Entries taken from a collection:
#include "../../include/zerocaf_hip.h"
#include "../../include/zerocaf_hip_ext.h"
// ... 363 lines not shown
        long calls = 0;
        auto body = [&]() -> int {
            if (int rc0 = ring_check(ds)) return rc0;
            HIP_TRY(hipSetDevice(ds.device));
            void* base[MAX_ARGS] = {};
            for (int a = 0; a < nargs; a++) {
                if (!args[a].ptr) continue;
                if (int rc = ds.scratch[a].grow(args[a].elt_bytes * total)) return rc;
                base[a] = ds.scratch[a].as<void>();
            }
            while (ds.ev.size() < 2 * nchunks) {
                Event e;
                HIP_TRY(hipEventCreateWithFlags(e.put(), hipEventDisableTiming));
                ds.ev.push_back(std::move(e));
            }
            auto upload_and_launch = [&](size_t j) -> int {
                if (j >= nchunks) return ZC_OK;
                const size_t off = j * chunk, cnt = std::min(chunk, total - off);
                void* dptr[MAX_ARGS];
                for (int a = 0; a < nargs; a++) {
                    dptr[a] = base[a] ? (char*)base[a] + args[a].elt_bytes * off : nullptr;
                    if (!args[a].ptr || args[a].is_out) continue;
                    const char* src = (const char*)args[a].ptr + args[a].elt_bytes * (lo + off);
                    HIP_TRY(hipMemcpyAsync(dptr[a], src, args[a].elt_bytes * cnt, hipMemcpyHostToDevice, ds.copy_in));
                }
                HIP_TRY(hipEventRecord(ds.ev[2 * j], ds.copy_in));
                HIP_TRY(hipStreamWaitEvent(ds.s(), ds.ev[2 * j], 0));
                if (int lrc = launch_counted(dptr, cnt, ds, calls)) return lrc;
                HIP_TRY(hipGetLastError());
                HIP_TRY(hipEventRecord(ds.ev[2 * j + 1], ds.s()));
                return ZC_OK;
            };
            auto download = [&](size_t j) -> int {
                const size_t off = j * chunk, cnt = std::min(chunk, total - off);
                HIP_TRY(hipStreamWaitEvent(ds.copy_out, ds.ev[2 * j + 1], 0));
                for (int a = 0; a < nargs; a++) {
                    if (!args[a].ptr || !args[a].is_out) continue;
                    char* dst = (char*)const_cast<void*>(args[a].ptr) + args[a].elt_bytes * (lo + off);
                    HIP_TRY(hipMemcpyAsync(dst, (char*)base[a] + args[a].elt_bytes * off, args[a].elt_bytes * cnt, hipMemcpyDeviceToHost, ds.copy_out));
                }
                return ZC_OK;
            };
            constexpr size_t LOOKAHEAD = 2;
            int rc = ZC_OK;
            for (size_t j = 0; j < std::min(LOOKAHEAD, nchunks) && !rc; j++) rc = upload_and_launch(j);
            for (size_t j = 0; j < nchunks && !rc; j++) {
                rc = download(j);
                if (!rc) rc = upload_and_launch(j + LOOKAHEAD);
            }
            HIP_TRY(hipStreamSynchronize(ds.copy_in));
            HIP_TRY(hipStreamSynchronize(ds.s()));
            HIP_TRY(hipStreamSynchronize(ds.copy_out));
            if (!rc) rc = ring_check(ds);
            return rc;
        };
        const int rc = body();
        if (rc && err) *err = g_last_error;
        return rc;
    };

    if (ndev == 1 || n <= per) {
        std::string err;
        return device_job(0, &err);
    }
    std::vector<int> rcs(ndev, ZC_OK);
    std::vector<std::string> errs(ndev);
    std::vector<std::thread> workers;
    for (size_t di = 1; di < ndev; di++) workers.emplace_back([&, di] { rcs[di] = device_job(di, &errs[di]); });
    rcs[0] = device_job(0, &errs[0]);
    for (auto& t : workers) t.join();
    (void)hipSetDevice(ctx->devs[0].device);
    for (size_t di = 0; di < ndev; di++)
        if (rcs[di]) {
            g_last_error = errs[di];
            return rcs[di];
        }
    return ZC_OK;
}

#define REQUIRE(p) \
    if (!(p)) return fail(ZC_ERR_BAD_ARG, "null pointer: " #p)

template <class T>
struct Rows {
    T* ptr;
    size_t per;
    const char* name;
    bool optional;
};
template <class T>
inline Rows<T> rows(T* p, size_t per, const char* name, bool optional) { return Rows<T>{p, per, name, optional}; }
#define ROWS(p, per) rows(p, per, #p, false)
#define OPT_ROWS(p, per) rows(p, per, #p, true)

template <class Launch, size_t... I, class... T>
int batched_at(std::index_sequence<I...>, zc_ctx* ctx, size_t n, bool heavy, Launch& launch, const Rows<T>&... r)
{
    for (const char* missing : {(r.ptr || r.optional ? nullptr : r.name)...})
        if (missing) return failf(ZC_ERR_BAD_ARG, "null pointer: %s", missing);
    const Arg args[] = {Arg{r.ptr, sizeof(T) * r.per, !std::is_const<T>::value}...};
    return run_batched(ctx, args, (int)sizeof...(T), n, [&](void** d, size_t cnt, DevState& D) -> int { return launch(D, cnt, static_cast<T*>(d[I])...); }, heavy);
}
template <class Launch, class... T>
int batched(zc_ctx* ctx, size_t n, bool heavy, Launch&& launch, Rows<T>... r)
{
    static_assert(sizeof...(T) <= MAX_ARGS, "more buffers than a device slot has staging areas (MAX_ARGS)");
    return batched_at(std::index_sequence_for<T...>{}, ctx, n, heavy, launch, r...);
}
template <class... A>
auto plain(void (*k)(A...))
{
    return [k](DevState& D, size_t cnt, auto... p) -> int {
        static_assert(std::is_same<void (*)(A...), void (*)(decltype(p)..., size_t)>::value, "the buffers are not the kernel's parameters");
        hipLaunchKernelGGL(k, dim3(grid_for(cnt)), dim3(zc::ZC_BLOCK), 0, D.s(), p..., cnt);
        return ZC_OK;
    };
}

typedef void (*kbin_t)(const u64*, const u64*, u64*, size_t);
typedef void (*kun_t)(const u64*, u64*, size_t);

inline bool aligned16(const void* p) { return (reinterpret_cast<uintptr_t>(p) & 15) == 0; }

template <class K>
struct Staged {
    K kernel = nullptr;
    zc::StagedRule rule;
};
template <class K>
Staged<K> staged_points(K k) { return {k, {0, zc::ED_STAGED_MIN_POINTS, zc::ED_STAGED_BLOCK}}; }
template <class K, class... P>
int launch_elementwise(DevState& D, size_t cnt, size_t per, K k, const Staged<K>& st, P... p)
{
    const zc::ElementwiseForm f = zc::elementwise_form(cnt, per, sizeof...(p), st.kernel != nullptr, st.rule, D.tune.test_stream_min, (aligned16(p) && ...));
    count_form(D, f.form);
    hipLaunchKernelGGL(f.form == zc::FORM_STAGED ? st.kernel : k, dim3((unsigned)((cnt + f.block - 1) / f.block)), dim3(f.block), 0, D.s(), p..., cnt);
    return ZC_OK;
}
int binop(zc_ctx* ctx, kbin_t k, const uint64_t* a, const uint64_t* b, uint64_t* out, size_t n, size_t per, Staged<kbin_t> st = {})
{
    return batched(ctx, n, false, [&](DevState& D, size_t cnt, const u64* da, const u64* db, u64* dout) { return launch_elementwise(D, cnt, per, k, st, da, db, dout); },
                   ROWS(a, per), ROWS(b, per), ROWS(out, per));
}
int unop(zc_ctx* ctx, kun_t k, const uint64_t* a, uint64_t* out, size_t n, size_t per, Staged<kun_t> st = {})
{
    return batched(ctx, n, false, [&](DevState& D, size_t cnt, const u64* da, u64* dout) { return launch_elementwise(D, cnt, per, k, st, da, dout); },
                   ROWS(a, per), ROWS(out, per));
}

_WHAT TO DO:_ Check each line above for the string "false" and copy the ones that have it.

_THE COMPLETED TASK:_
#define ROWS(p, per) rows(p, per, #p, false)
    return batched(ctx, n, false, [&](DevState& D, size_t cnt, const u64* da, const u64* db, u64* dout) { return launch_elementwise(D, cnt, per, k, st, da, db, dout); },
    return batched(ctx, n, false, [&](DevState& D, size_t cnt, const u64* da, u64* dout) { return launch_elementwise(D, cnt, per, k, st, da, dout); },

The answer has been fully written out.